-- Data in this exercise follows --
# theislab/dca

Hardware: NVIDIA H100
Metric: cells/sec (ZINB AE epoch, device-timed) (higher is better)
Workload: dtype bf16-gemm/f32-acc/f32-loss

## Files before the change

dca_b200/_lib.py:

```python
from __future__ import annotations

import ctypes as C
import os

_HERE = os.path.dirname(os.path.abspath(__file__))
LIB_PATH = os.path.join(_HERE, "libdca_b200.so")

DCA_MAX_HIDDEN = 8
DCA_NAME_LEN = 48

ACTIVATION_IDS = {"relu": 0, "linear": 1, "elu": 2, "selu": 3, "tanh": 4, "sigmoid": 5, "hard_sigmoid": 6,
                  "softplus": 7, "softsign": 8, "exponential": 9, "LeakyReLU": 10, "PReLU": 11}
OPTIMIZERS = {"RMSprop": (0, 1e-3), "SGD": (1, 1e-2), "Adagrad": (2, 1e-2), "Adadelta": (3, 1.0), "Adam": (4, 1e-3),
              "Adamax": (5, 2e-3), "Nadam": (6, 2e-3)}
OPTIMIZERS.update({k.lower(): v for k, v in list(OPTIMIZERS.items())})
AE_TYPE_IDS = {"zinb-conddisp": 0, "zinb": 1, "nb-conddisp": 2, "nb": 3,
               "poisson": 4, "normal": 5, "nb-shared": 6, "zinb-shared": 7, "zinb-elempi": 8, "nb-fork": 9, "zinb-fork": 10}
F32, BF16 = 0, 1
GEMM_AUTO, GEMM_GENERIC, GEMM_TCGEN05 = 0, 1, 2
REGION_PARAMS, REGION_GRADS, REGION_RMS, REGION_BN_STATE, REGION_EPOCH_ACC = 0, 1, 2, 3, 4
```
-- Data in this exercise concluded --
- Required work -
Exactly reproduce every line found in the records.

- Exercise output -
# theislab/dca

Hardware: NVIDIA H100
Metric: cells/sec (ZINB AE epoch, device-timed) (higher is better)
Workload: dtype bf16-gemm/f32-acc/f32-loss

## Files before the change

dca_b200/_lib.py:

```python
from __future__ import annotations

import ctypes as C
import os

_HERE = os.path.dirname(os.path.abspath(__file__))
LIB_PATH = os.path.join(_HERE, "libdca_b200.so")

DCA_MAX_HIDDEN = 8
DCA_NAME_LEN = 48

ACTIVATION_IDS = {"relu": 0, "linear": 1, "elu": 2, "selu": 3, "tanh": 4, "sigmoid": 5, "hard_sigmoid": 6,
                  "softplus": 7, "softsign": 8, "exponential": 9, "LeakyReLU": 10, "PReLU": 11}
OPTIMIZERS = {"RMSprop": (0, 1e-3), "SGD": (1, 1e-2), "Adagrad": (2, 1e-2), "Adadelta": (3, 1.0), "Adam": (4, 1e-3),
              "Adamax": (5, 2e-3), "Nadam": (6, 2e-3)}
OPTIMIZERS.update({k.lower(): v for k, v in list(OPTIMIZERS.items())})
AE_TYPE_IDS = {"zinb-conddisp": 0, "zinb": 1, "nb-conddisp": 2, "nb": 3,
               "poisson": 4, "normal": 5, "nb-shared": 6, "zinb-shared": 7, "zinb-elempi": 8, "nb-fork": 9, "zinb-fork": 10}
F32, BF16 = 0, 1
GEMM_AUTO, GEMM_GENERIC, GEMM_TCGEN05 = 0, 1, 2
REGION_PARAMS, REGION_GRADS, REGION_RMS, REGION_BN_STATE, REGION_EPOCH_ACC = 0, 1, 2, 3, 4
```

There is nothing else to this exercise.